**INSTRUCTIONS FOR THE TASK**: From the records below, copy the lines that include "tbegin".

[Opening INPUT RECORDS section]

+        static_for<64>([&](auto mc) __attribute__((always_inline)) {
+            constexpr int m = decltype(mc)::value, t = m / 4, s2 = m % 4, jj = t / 4, g = t % 4;
+            U[jj] = MFMA32(fw[t % 3][s2], acc[NT - 1][4 * g + s2], U[jj]);
+            __builtin_amdgcn_sched_group_barrier(0x008, 1, 0);
+            if constexpr (s2 == 0) {
+                if constexpr (t + 2 < 16) {
+                    fw[(t + 2) % 3] = *(const f32x4 *)(wp + 32 * ((t + 2) / 4) * 36 + 8 * ((t + 2) % 4));
+                    __builtin_amdgcn_sched_group_barrier(0x100, 1, 0);
+                }
+                if constexpr (t < 4) { tail_load(t, nsoff); __builtin_amdgcn_sched_group_barrier(0x020, 1, 0); }
+            }
+            static_for<12>([&](auto pqc) __attribute__((always_inline)) {
+                constexpr int p = decltype(pqc)::value / 4, q = decltype(pqc)::value % 4;
+                if constexpr (P.wr[p][q] == m) { corner_write(p, q, relu); __builtin_amdgcn_sched_group_barrier(0x200, 1, 0); }
+            });
+            static_for<12>([&](auto pqc) __attribute__((always_inline)) {
+                constexpr int p = decltype(pqc)::value / 4, q = decltype(pqc)::value % 4;
+                if constexpr (P.st[p][q] == m) {
+                    __builtin_amdgcn_raw_buffer_store_b128(__builtin_bit_cast(u32x4, rb[q]), crs, rowoff[q], soff[p], 0);
+                    __builtin_amdgcn_sched_group_barrier(0x040, 1, 0);
+                }
+            });
+            static_for<12>([&](auto pqc) __attribute__((always_inline)) {
+                constexpr int p = decltype(pqc)::value / 4, q = decltype(pqc)::value % 4;
+                if constexpr (P.rd[p][q] == m) { rb[q] = corner_read(q); __builtin_amdgcn_sched_group_barrier(0x100, 1, 0); }
+            });
+            if constexpr (m == 60 || m == 62) {
+                constexpr int i = m - 60;
+                bv[i] = nbias[32 * i]; bv[i + 1] = nbias[32 * (i + 1)];
+                __builtin_amdgcn_sched_group_barrier(0x100, 2, 0);
+            }
+            if constexpr (s2 == 3 && t >= 12) { *(f32x4 *)(wd + 32 * (t - 12) * 36) = pw2[t - 12]; __builtin_amdgcn_sched_group_barrier(0x200, 1, 0); }
+            __builtin_amdgcn_sched_barrier(0);
+        });
+        tail_barrier();
+    };
+
+    unsigned long long dsum[3] = {0, 0, 0}, tsum[6] = {0, 0, 0, 0, 0, 0}, tbegin = 0, tq = 0, ktiles = 0;
     if constexpr (DIAG != 0) tbegin = stamp();
     for (int tile = blockIdx.x; tile < ntiles; tile += gridDim.x) {
-        if constexpr (DIAG != 0) tq = stamp();
+        if constexpr (KD) tq = stamp();
+        if constexpr (TD) ++ktiles;
         const int m0 = tile * BM;
       static_for<NPH>([&](auto phc) __attribute__((always_inline)) {
         constexpr int PH = decltype(phc)::value;
@@ -807,7 +929,7 @@
         if constexpr (!P1) __syncthreads();
         stage(0);
         __syncthreads();
-        if constexpr (DIAG != 0) { dsum[2] += stamp() - tq; ktiles += nk; }
+        if constexpr (KD) { dsum[2] += stamp() - tq; ktiles += nk; }
 
         for (int kt = 0; kt < pnk; ++kt) {
             const int kn = kt + 1 < pnk ? kt + 1 : kt;
@@ -892,14 +1014,14 @@
                     if (q < nwr) __builtin_amdgcn_sched_group_barrier(0x200, 1, 0);
                 __builtin_amdgcn_sched_barrier(0);
             }
-            if constexpr (DIAG != 0) {
+            if constexpr (KD) {
                 const unsigned long long tb = stamp();
                 __syncthreads();
                 dsum[0] += stamp() - tb;
             } else
                 __syncthreads();
         }
-        if constexpr (DIAG != 0) tq = stamp();
+        if constexpr (KD) tq = stamp();
         if constexpr (PT != 0) {
 #pragma unroll
             for (int i = 0; i < 4; ++i) tail_load(i, tail_soff(0, 0));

[Closing INPUT RECORDS section]

**SOLVED EXERCISE**:
+    unsigned long long dsum[3] = {0, 0, 0}, tsum[6] = {0, 0, 0, 0, 0, 0}, tbegin = 0, tq = 0, ktiles = 0;
     if constexpr (DIAG != 0) tbegin = stamp();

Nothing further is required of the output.